The finding was described in the article “The overexpression of peroxiredoxin-4 affects the progression of idiopathic pulmonary fibrosis,” which was published in the journal BMC Pulmonary Medicine.

Every year, approximately 5%–10% of patients with stable IPF develop an acute exacerbation of the condition. A quick diagnosis of AE-IPF can help patients to receive appropriate and timely treatment, but few biomarkers are available to effectively diagnose the condition at its early stages.

Peroxiredoxin-4 (PRDX4) belongs to a family of antioxidant proteins that normally protect cells against damage by reactive oxygen species, which are natural compounds found in the body that may cause damage to tissues, including lung tissue, when their levels become too high.

The activity of the PRDX4 gene has been found to be higher in the lungs of patients with interstitial lung diseases such as IPF, but its involvement in the progression of the condition is not well-understood.

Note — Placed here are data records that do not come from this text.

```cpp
int mz_yuv420_to_rgb16(const void* yuv_dev, uint16_t* rgb_dev, int32_t B, int32_t H, int32_t W, uint32_t flags, void* stream);
int mz_rgb16_to_yuv420(const uint16_t* rgb_dev, void* yuv_dev, int32_t B, int32_t H, int32_t W, uint32_t flags, void* stream);

int mz_pack_conv_weight(const float* w_host, int32_t cout, int32_t cin, int32_t cout_p, int32_t cin_p,
                        int32_t operand_dtype, void* dst_dev, size_t* bytes);

int mz_control_film(const float* c_dev, int32_t c_rows, const float* w_dev ,
                    const float* b_dev , float* film_dev , int32_t L, int32_t B,
                    int32_t F, int32_t hC, int32_t hCp, void* stream);

int mz_put_plane_async(void* dst, size_t dpitch, const void* src, size_t spitch, size_t width_bytes, size_t height,
                       void* stream);

int mz_ipc_frame_create(size_t bytes, void** dev_ptr, void* handle64);
int mz_ipc_frame_open(const void* handle64, void** dev_ptr);
int mz_ipc_frame_close(void* dev_ptr, int32_t owner);

#define MZ_MATH_TF32 0
#define MZ_MATH_FP32 1

int mz_adaptive_mix(const float* x_dev, const float* z_dev, const float* wt_dev, float alpha_logit, float* out_dev,
                    void* out16_dev, int64_t npix, int32_t C, int32_t pitch, int32_t operand_dtype, int32_t math, void* stream);

int mz_pixel_crush(const float* in_dev, const float* wt_dev, float* out_dev, void* out16_dev, int32_t B, int32_t H, int32_t W,
                   int32_t Cin, int32_t Cout, int32_t factor, int32_t pitch_in, int32_t pitch_out, int32_t operand_dtype,
                   int32_t math, void* stream);

int mz_quality_assessor(const float* in_dev, const float* wt_dev, const float* bias_dev, float* out_dev, int32_t B, int32_t H,
                        int32_t W, int32_t C, int32_t F, int32_t pitch_in, void* stream);

int mz_pixel_shuffle_nhwc(const float* in_dev, float* out_dev, void* out16_dev, int32_t B, int32_t H, int32_t W, int32_t C,
                          int32_t r, int32_t pitch_in, int32_t pitch_out, int32_t operand_dtype, void* stream);

int mz_crop_feature_maps(const float* in_dev, float* out_dev, int32_t B, int32_t H, int32_t W, int32_t C, int32_t target_h,
                         int32_t target_w, int32_t pitch_in, int32_t pitch_out, void* stream);

int mz_probe_umma(int32_t kc, int32_t row_shift, int32_t base_offset_mode, float* max_abs_err_out);
int mz_probe_set_gap(int32_t burst_iters, int32_t gap_cycles, int32_t commit_in_gap);
int mz_probe_mma_rate(int32_t n, int32_t kc, int32_t iters, int32_t ctas, int32_t distinct_a,
                      int32_t distinct_d, int32_t a_row_shift, float* cycles_per_mma_out);

int mz_padded_channels(int32_t c);

int mz_zb_pitch(int32_t cp);

#ifdef __cplusplus
}
#endif
#endif
```

### ultrazoom_b200/_native.py

```python
from __future__ import annotations

import ctypes as C
import os
import threading

_HERE = os.path.dirname(os.path.abspath(__file__))
LIB_PATH = os.path.join(_HERE, "lib", "libmewzoom_b200.so")

ABI_VERSION = 4

MZ_OK = 0
MZ_ERR_INVALID = -1
MZ_ERR_CUDA = -2
MZ_ERR_UNSUPPORTED = -3
MZ_ERR_WORKSPACE = -4
MZ_ERR_STATE = -5

FLAG_CLAMP01 = 1
FLAG_SIMT_CONV = 2
FLAG_SKIP_FROM_BUFFER = 4
FLAG_IO_U8 = 8
FLAG_U8_TRUNC = 16
FLAG_X_NHWC = 32
FLAG_Y_NHWC = 64
# ... 43 lines not shown
        ("fuse", C.c_int32),
        ("block", C.c_int32),
        ("seg_rows", C.c_int32),
    ]


_P = C.c_void_p
_I = C.c_int32
SIGNATURES = {
    "mz_last_error": (C.c_char_p, []),
    "mz_abi_version": (C.c_int, []),
    "mz_device_count": (C.c_int, []),
    "mz_model_create": (C.c_int, [C.POINTER(MzConfig), C.POINTER(_P)]),
    "mz_model_destroy": (None, [_P]),
    "mz_model_set_weight": (C.c_int, [_P, _I, _I, _P, C.c_size_t]),
    "mz_model_set_weight_dev": (C.c_int, [_P, _I, _I, _P, C.c_size_t, _P]),
    "mz_model_saturated": (C.c_int, [_P, _I, C.POINTER(_I)]),
    "mz_model_set_tune": (C.c_int, [_P, _I, C.POINTER(MzConvTune)]),
    "mz_model_enable_timing": (C.c_int, [_P, _I]),
    "mz_model_conv_stack_ms": (C.c_int, [_P, C.POINTER(C.c_float)]),
    "mz_workspace_bytes": (C.c_int, [_P, _I, _I, _I, C.POINTER(C.c_size_t)]),
    "mz_workspace_bytes_flags": (C.c_int, [_P, _I, _I, _I, C.c_uint32, C.POINTER(C.c_size_t)]),
    "mz_model_fused_block": (C.c_int, [_P]),
    "mz_block_fused": (C.c_int, [_P, _P, _P, _P, _P, _P, _I, _I, _I, _I, _I, _I, _P]),
    "mz_upscale": (C.c_int, [_P, _P, _P, _I, _P, _I, _I, _I, _P, C.c_size_t, C.c_uint32, _P]),
    "mz_upscale_window": (C.c_int, [_P, _P, _P, _I, _P, C.c_int64, C.c_int64, _I, _I, _I, _I, _I, _I, _I, _P, C.c_size_t,
                                    C.c_uint32, _P]),
    "mz_upscale_stage": (C.c_int, [_P, _P, _P, _I, _P, C.c_int64, C.c_int64, _I, _I, _I, _I, _I, _I, _I, _P, C.c_size_t,
                                   C.c_uint32, _P, _I, _I]),
    "mz_workspace_layout": (C.c_int, [_P, _I, _I, _I, C.POINTER(C.c_size_t), C.POINTER(C.c_size_t), C.POINTER(C.c_size_t),
                                      C.POINTER(_I), C.POINTER(_I)]),
    "mz_enable_peer_access": (C.c_int, [_I, _I]),
    "mz_ipc_frame_create": (C.c_int, [C.c_size_t, C.POINTER(C.c_void_p), _P]),
    "mz_ipc_frame_open": (C.c_int, [_P, C.POINTER(C.c_void_p)]),
    "mz_ipc_frame_close": (C.c_int, [_P, _I]),
    "mz_upscale_host": (C.c_int, [_P, _P, _P, _I, _P, _I, _I, _I, C.c_uint32]),
    "mz_upscale_host_async": (C.c_int, [_P, _I, _P, _P, _I, _P, _I, _I, _I, C.c_uint32]),
    "mz_upscale_host_wait": (C.c_int, [_P, _I]),
    "mz_put_plane_async": (C.c_int, [_P, C.c_size_t, _P, C.c_size_t, C.c_size_t, C.c_size_t, _P]),
    "mz_bicubic_f32": (C.c_int, [_P, _P, _I, _I, _I, _I, _P]),
    "mz_stem_pack": (C.c_int, [_P, _P, _P, _P, _P, _I, _I, _I, _I, _I, _I, _P]),
    "mz_conv3x3": (C.c_int, [_P, _P, _I, _P, _P, _P, _I, _I, _I, _I, _I, _I, _I, _I, _I, _I, C.POINTER(MzConvTune), _P]),
    "mz_head_shuffle_add": (C.c_int, [_P, _P, _P, _P, _I, _I, _I, _I, _I, _I, _I, _I, _I, _I, C.POINTER(MzConvTune), _P]),
    "mz_yuv420_to_rgb16": (C.c_int, [_P, _P, _I, _I, _I, C.c_uint32, _P]),
    "mz_rgb16_to_yuv420": (C.c_int, [_P, _P, _I, _I, _I, C.c_uint32, _P]),
    "mz_pack_conv_weight": (C.c_int, [_P, _I, _I, _I, _I, _I, _P, C.POINTER(C.c_size_t)]),
    "mz_control_film": (C.c_int, [_P, _I, _P, _P, _P, _I, _I, _I, _I, _I, _P]),
    "mz_adaptive_mix": (C.c_int, [_P, _P, _P, C.c_float, _P, _P, C.c_int64, _I, _I, _I, _I, _P]),
    "mz_pixel_crush": (C.c_int, [_P, _P, _P, _P, _I, _I, _I, _I, _I, _I, _I, _I, _I, _I, _P]),
    "mz_quality_assessor": (C.c_int, [_P, _P, _P, _P, _I, _I, _I, _I, _I, _I, _P]),
    "mz_pixel_shuffle_nhwc": (C.c_int, [_P, _P, _P, _I, _I, _I, _I, _I, _I, _I, _I, _P]),
    "mz_crop_feature_maps": (C.c_int, [_P, _P, _I, _I, _I, _I, _I, _I, _I, _I, _P]),
    "mz_probe_umma": (C.c_int, [_I, _I, _I, C.POINTER(C.c_float)]),
    "mz_probe_set_gap": (C.c_int, [_I, _I, _I]),
    "mz_probe_mma_rate": (C.c_int, [_I, _I, _I, _I, _I, _I, _I, C.POINTER(C.c_float)]),
    "mz_padded_channels": (C.c_int, [_I]),
    "mz_zb_pitch": (C.c_int, [_I]),
}

_lib = None
_lock = threading.Lock()


def load(build_if_missing: bool = True) -> C.CDLL:
    global _lib
    with _lock:
        if _lib is not None:
            return _lib
        if build_if_missing:
            from . import build as _build

            try:
                _build.build_locked()
            except RuntimeError:
                if not os.path.exists(LIB_PATH):
                    raise
        if not os.path.exists(LIB_PATH):
            raise RuntimeError(f"{LIB_PATH} is missing; run `python -m ultrazoom_b200.build`")
        try:
            lib = C.CDLL(LIB_PATH)
        except OSError as e:
            raise RuntimeError(f"cannot load {LIB_PATH}: {e}") from e
        for name, (res, args) in SIGNATURES.items():
            fn = getattr(lib, name)
            fn.restype = res
            fn.argtypes = args
        if lib.mz_abi_version() != ABI_VERSION:
            raise RuntimeError(f"ABI mismatch: library reports {lib.mz_abi_version()}, binding expects {ABI_VERSION}")
        _lib = lib
        return lib


def last_error() -> str:
    return load().mz_last_error().decode("utf-8", "replace")


def check(rc: int) -> None:
    if rc == MZ_OK:
        return
    msg = last_error()
    if rc == MZ_ERR_INVALID:
        raise AssertionError(msg)
    raise RuntimeError(f"mewzoom_b200 error {rc}: {msg}")


def dtype_code(dt) -> int:
# ... 14 lines not shown
```

### ultrazoom_b200/csrc/block_fused.cu

```cuda
#include <stdlib.h>

#include "kernels.cuh"

namespace mz {

namespace fb {
constexpr int kC = 48, kHC = 96;
constexpr int kStrip = 126;
constexpr int kThreads = 384;
constexpr int kZbStages = 4, kHidBufs = 2, kAcc1Stages = 2, kNB = 4, kRingBlocks = kNB + 2;
constexpr uint32_t kW1Tile = 48 * 32;
constexpr uint32_t kW1Bytes = 27 * kW1Tile;
constexpr uint32_t kW2Tile = 72 * 64;
constexpr uint32_t kW2Bytes = 9 * kW2Tile;
constexpr uint32_t kZbSub = 4352;
constexpr uint32_t kZbRow = 3 * kZbSub, kZbRowTx = 3 * 130 * 32;
constexpr uint32_t kHidChunk = 128 * 64, kHidBuf = 3 * kHidChunk;
constexpr uint32_t kStageZ = 3 * 32 * 64, kStageO = 3 * 32 * 32, kStageWarp = kStageZ + kStageO;
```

To shed light on this matter, researchers in Japan assessed the levels of PRDX4 protein in patients with stable IPF, those with AE-IPF, and healthy volunteers. The team also used a PF mouse model to investigate the role of PRDX4 in lung inflammation and fibrosis.

In total, blood samples from 51 patients with stable IPF, 38 patients with AE-IPF, and 15 healthy volunteers were analyzed. Nine of the stable IPF patients developed an acute exacerbation during the study, and the researchers were able to assess their blood biomarkers before and after developing AE-IPF.

Results showed that blood levels of all the IPF biomarkers analyzed — PRDX4, KL-6, surfactant protein D, and lactate dehydrogenase — were higher in patients with IPF than in healthy volunteers. In AE-IPF patients, all blood markers of IPF were present at even higher levels than in those with stable IPF.

In blood samples from stable IPF patients who developed an acute exacerbation during the study, only PRDX4 levels were higher than in stable patients, while the other IPF markers remained the same.

Scientists then studied how PRDX4 can contribute to lung inflammation and fibrosis by inserting the human PRDX4 gene into the DNA of mice (Tg mice). The normal mice and Tg mice were then exposed to a compound called bleomycin to induce lung fibrosis.

Results showed that, compared to normal mice, Tg mice exposed to bleomycin had higher levels of PRDX4 in their lungs, and more severe signs of lung scarring (fibrosis) and inflammation. Furthermore, the survival rates of Tg mice were worse than those of normal mice with PF.

Overall, based on the results, the team stated that “PRDX4 is associated with the aggravation of IPF,” and suggested that “serum PRDX4 may be useful in clinical practice of IPF patients.”